In a small bowl, combine chili powder, ground cumin, smoked paprika, dried oregano, cayenne pepper, salt, and black pepper. Mix well to create the fajita seasoning.
Heat olive oil in a large skillet over medium-high heat. Add the sliced chicken breast and sprinkle half of the fajita seasoning over it. Cook for 5-6 minutes, stirring occasionally, until the chicken is cooked through and lightly browned. Remove chicken from the skillet and set aside.
In the same skillet, add the sliced onion, red, green, and yellow bell peppers. Sprinkle the remaining fajita seasoning over the vegetables.

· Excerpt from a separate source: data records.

# lhoangan/arap_flow

Hardware: AMD Instinct MI355X
Metric: ARAP solve+warp frames/sec at 854x480 mesh (higher is better)
Workload: dtype f32; 1 GPU; configs[1]: single 854x480 DAVIS-shaped frame, single-segment mask, fd=1; schedule 19/8/400; segments_per_frame=1, fd=1, parallelism=frames sharded, no collective, grid_vertices_per_frame=409920

## Files before the change

### arap_flow_amd/capi.py

```python
import ctypes as C
import os

_HERE = os.path.dirname(os.path.abspath(__file__))
LIB_PATH = os.environ.get("ARAPOPT_LIB") or os.path.join(_HERE, "lib", "libarapopt.so")


class Opt_InitializationParameters(C.Structure):
    _fields_ = [("doublePrecision", C.c_int), ("verbosityLevel", C.c_int),
                ("collectPerKernelTimingInfo", C.c_int), ("threadsPerBlock", C.c_int)]


class MeshStats(C.Structure):
    _fields_ = [("vertices", C.c_uint32), ("outside", C.c_uint32), ("triangles", C.c_uint32), ("folded", C.c_uint32),
                ("nonfinite", C.c_uint32), ("reserved", C.c_uint32), ("det_min", C.c_float), ("det_max", C.c_float),
                ("disp2_max", C.c_float)]


MESH_STATS_KEYS = tuple(k for k, _ in MeshStats._fields_ if k != "reserved")


_VP, _U, _I = C.c_void_p, C.c_uint, C.c_int
SYMBOLS = [
    ("Opt_NewState", _VP, [Opt_InitializationParameters]),
    ("Opt_ProblemDefine", _VP, [_VP, C.c_char_p, C.c_char_p]),
# ... 22 lines not shown
    ("ArapFlow_SolverSolve", _I, [_VP, _U, _U, _U, _U]),
    ("ArapFlow_SolverSolveAsync", _I, [_VP, _U, _U, _U, _U, _I, _I]),
    ("ArapFlow_SolverWait", _I, [_VP]),
    ("ArapFlow_SolverHostResults", _I, [_VP, _U, C.POINTER(_VP), C.POINTER(_VP), C.POINTER(_VP)]),
    ("ArapFlow_SolverWarp", _I, [_VP, _U]),
    ("ArapFlow_SolverGetResults", _I, [_VP, _U, _VP, _VP, _VP, _VP, _VP, C.POINTER(C.c_double)]),
    ("ArapFlow_SolverStats", _I, [_VP, C.POINTER(C.c_uint64), C.POINTER(C.c_uint64), C.POINTER(C.c_uint64)]),
    ("ArapFlow_SetResident", None, [_VP, _I]),
    ("ArapFlow_SetTile", _I, [_VP, _I, _I]),
    ("ArapFlow_SolverResidentLaunches", C.c_uint64, [_VP]),
    ("ArapFlow_PlanResidentLaunches", C.c_uint64, [_VP]),
    ("ArapFlow_SolverLaunchesFor", _I, [_VP, C.c_uint]),
    ("ArapFlow_ResidentDeal", _I, [C.POINTER(C.c_int), C.c_uint, C.POINTER(C.c_int), C.c_uint]),
    ("ArapFlow_ResidentTiles", _I, [_VP, _U, _U, _I, C.POINTER(C.c_int), _U, C.POINTER(C.c_int)]),
    ("ArapFlow_SolverResidentLayout", _I, [_VP, C.POINTER(C.c_int), C.POINTER(C.c_int)]),
    ("ArapFlow_SolverLeanStream", _I, [_VP]),
    ("ArapFlow_ResidentFailed", _I, [_VP]),
    ("ArapFlow_SolverStamps", _I, [_VP, _VP]),
    ("ArapFlow_SolverStampParts", _I, [_VP, _VP]),
    ("ArapFlow_WarpScratchBytes", C.c_uint64, [_U, _U]),
    ("ArapFlow_Warp", _I, [_VP, _U, _U, _VP, _VP, _VP, _VP, _VP, _VP]),
    ("ArapFlow_SolverSetOutputs", _I, [_VP, _I]),
    ("ArapFlow_SolverGetExtraResults", _I, [_VP, _U, _VP, _VP, _VP]),
    ("ArapFlow_SolverHostExtraResults", _I, [_VP, _U, C.POINTER(_VP), C.POINTER(_VP), C.POINTER(_VP)]),
    ("ArapFlow_WarpExScratchBytes", C.c_uint64, [_U, _U]),
    ("ArapFlow_WarpEx", _I, [_VP, _U, _U, _VP, _VP, _VP, _VP, _VP, _VP, _VP, _VP, _VP]),
    ("ArapFlow_SolverSetSnapshots", _I, [_VP, C.POINTER(C.c_uint), _U]),
    ("ArapFlow_SolverGetSnapshot", _I, [_VP, _U, _U, _VP, _VP, _VP, _VP]),
    ("ArapFlow_SolverHostSnapshot", _I, [_VP, _U, _U, C.POINTER(_VP), C.POINTER(_VP), C.POINTER(_VP), C.POINTER(_VP)]),
    ("ArapFlow_WarpStep", _I, [_VP, _U, _U, _VP, _VP, _VP, _VP, _VP, _VP, _VP]),
# ... 38 lines not shown
```

### arap_flow_amd/csrc/abi_solver.h

```cpp
#pragma once
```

Cook for 5-7 minutes, stirring frequently, until the vegetables are tender-crisp.
Add the minced garlic to the skillet and cook for 1 minute until fragrant.

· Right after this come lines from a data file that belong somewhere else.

# matsengrp/linearham

Measured on AMD Instinct MI355X. Metric: phylo-HMM log-likelihood evals/sec (100-leaf x 400-site family), higher is better.
Workload: dtype f64

## Files before the change

### linearham_amd/csrc/lh_capi.hip

```cpp
#include <algorithm>
#include <array>
#include <map>
#include <cstdio>
#include <cstring>
#include <functional>
#include <atomic>
#include <chrono>
#include <string>
#include <thread>
#include <utility>
#include <vector>

#include "lh_device.h"

namespace lh {
const DebugOptions& debug_options() {
  static const DebugOptions opts = [] {
    DebugOptions o;
    auto set = [](const char* name) { return std::getenv(name) != nullptr; };
    auto num = [](const char* name, int dflt) { const char* e = std::getenv(name); return e ? std::atoi(e) : dflt; };
    o.chunk = std::max(256, num("LH_CHUNK", o.chunk));
    o.host_sub = std::max(256, num("LH_HOST_SUB", o.host_sub));
    o.eval_split = std::min(8, std::max(0, num("LH_EVAL_SPLIT", o.eval_split)));
    o.eval_fwd_priority = std::min(1, num("LH_EVAL_FWD_PRIORITY", o.eval_fwd_priority));
    o.k2b_no_pair = set("LH_K2B_NO_PAIR");
    o.k2b_vd_single = set("LH_K2B_VD_SINGLE");
    o.sample_timing = set("LH_SAMPLE_TIMING");
    o.k1_tile_cap = num("LH_K1_TILE_CAP", 0);
    o.k1_cxx_walk = set("LH_K1_CXX_WALK");
    o.k1_tables = set("LH_K1_TABLES");
    o.k1_stack = set("LH_K1_STACK");
    o.k1_no_tables = set("LH_K1_NO_TABLES");
    o.k1_segments = set("LH_K1_SEGMENTS");
    o.k1_seg_waves = num("LH_K1_SEG_WAVES", o.k1_seg_waves);
    o.k1_no_fuse = set("LH_K1_NO_FUSE");
    o.codon_blocks = std::max(1, num("LH_CODON_BLOCKS", o.codon_blocks));
    o.events_blocks = std::max(1, num("LH_EVENTS_BLOCKS", o.events_blocks));
    o.anc_out_mb = std::max(1, num("LH_ANC_OUT_MB", o.anc_out_mb));
    o.edge_out_mb = std::max(1, num("LH_EDGE_OUT_MB", o.edge_out_mb));
    o.collect_hash_bits = std::min(64, std::max(1, num("LH_COLLECT_HASH_BITS", o.collect_hash_bits)));
    return o;
  }();
  return opts;
}
}

namespace {

thread_local std::string g_error;

int fail(const std::string& msg) {
  g_error = msg;
  return 1;
}

#define LH_HIP(expr)                                                                      \
  do {                                                                                    \
    hipError_t e_ = (expr);                                                               \
    if (e_ != hipSuccess)                                                                 \
      return fail(std::string(#expr) + ": " + hipGetErrorString(e_));                     \
  } while (0)

template <bool Pinned>
class Buffer {
 public:
  Buffer() = default;
  Buffer(const Buffer&) = delete;
  Buffer& operator=(const Buffer&) = delete;
  ~Buffer() { release(); }
  int ensure(size_t bytes) {
    bytes = std::max<size_t>(bytes, 64);
    if (bytes <= cap_) return 0;
    if (p_) {
      LH_HIP(hipDeviceSynchronize());
      release();
    }
// ... 199 lines not shown
struct SeqStore {
  DevBuf ids, flag, pairs;
  DevBuf gather_slots, gather_out;
  DevBuf store[2];
  int cur = 0;
  int32_t K = 0;
  size_t cap = 0;
};
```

Return the cooked chicken to the skillet with the vegetables. Pour in the low sodium chicken broth and stir to combine. Cook for 2-3 minutes to allow the flavors to meld and the liquid to reduce slightly.
Remove the skillet from heat. Stir in the fat-free plain Greek yogurt and fresh lime juice until the sauce is creamy and well combined.
Add the cooked pasta to the skillet and toss everything together until evenly coated.
Sprinkle chopped fresh cilantro over the pasta and serve immediately.
- Prep Time: 15 minutes
- Cook Time: 20 minutes
Kitchen Notes: I usually use a large skillet that holds everything comfortably, but if yours is a bit smaller, just cook the chicken and veggies in batches. This dish pairs wonderfully with a simple green salad or even some avocado slices on the side. Sometimes, I swap the chicken for shrimp or tofu — it’s worth experimenting, though I haven’t tested all the variations thoroughly. Also, adding a sprinkle of cheese on top can be nice if you’re not so strict about calories.
FAQ
Can I make this ahead of time? Yes, leftovers keep well in the fridge for a few days. Just reheat gently, adding a splash of broth or water to keep it moist.
Is the yogurt necessary? It adds creaminess without heaviness, but if you don’t have it, a little sour cream or even a dash of milk can work in a pinch.
What if I don’t have all the spices? No worries — a premade fajita or taco seasoning can substitute, just watch the salt level.
Give this a try next time you want something colorful, quick, and a bit different from your usual pasta dinners. It’s one of those meals that feels like a little celebration, even if you’re just sitting at your kitchen counter with one eye on your phone.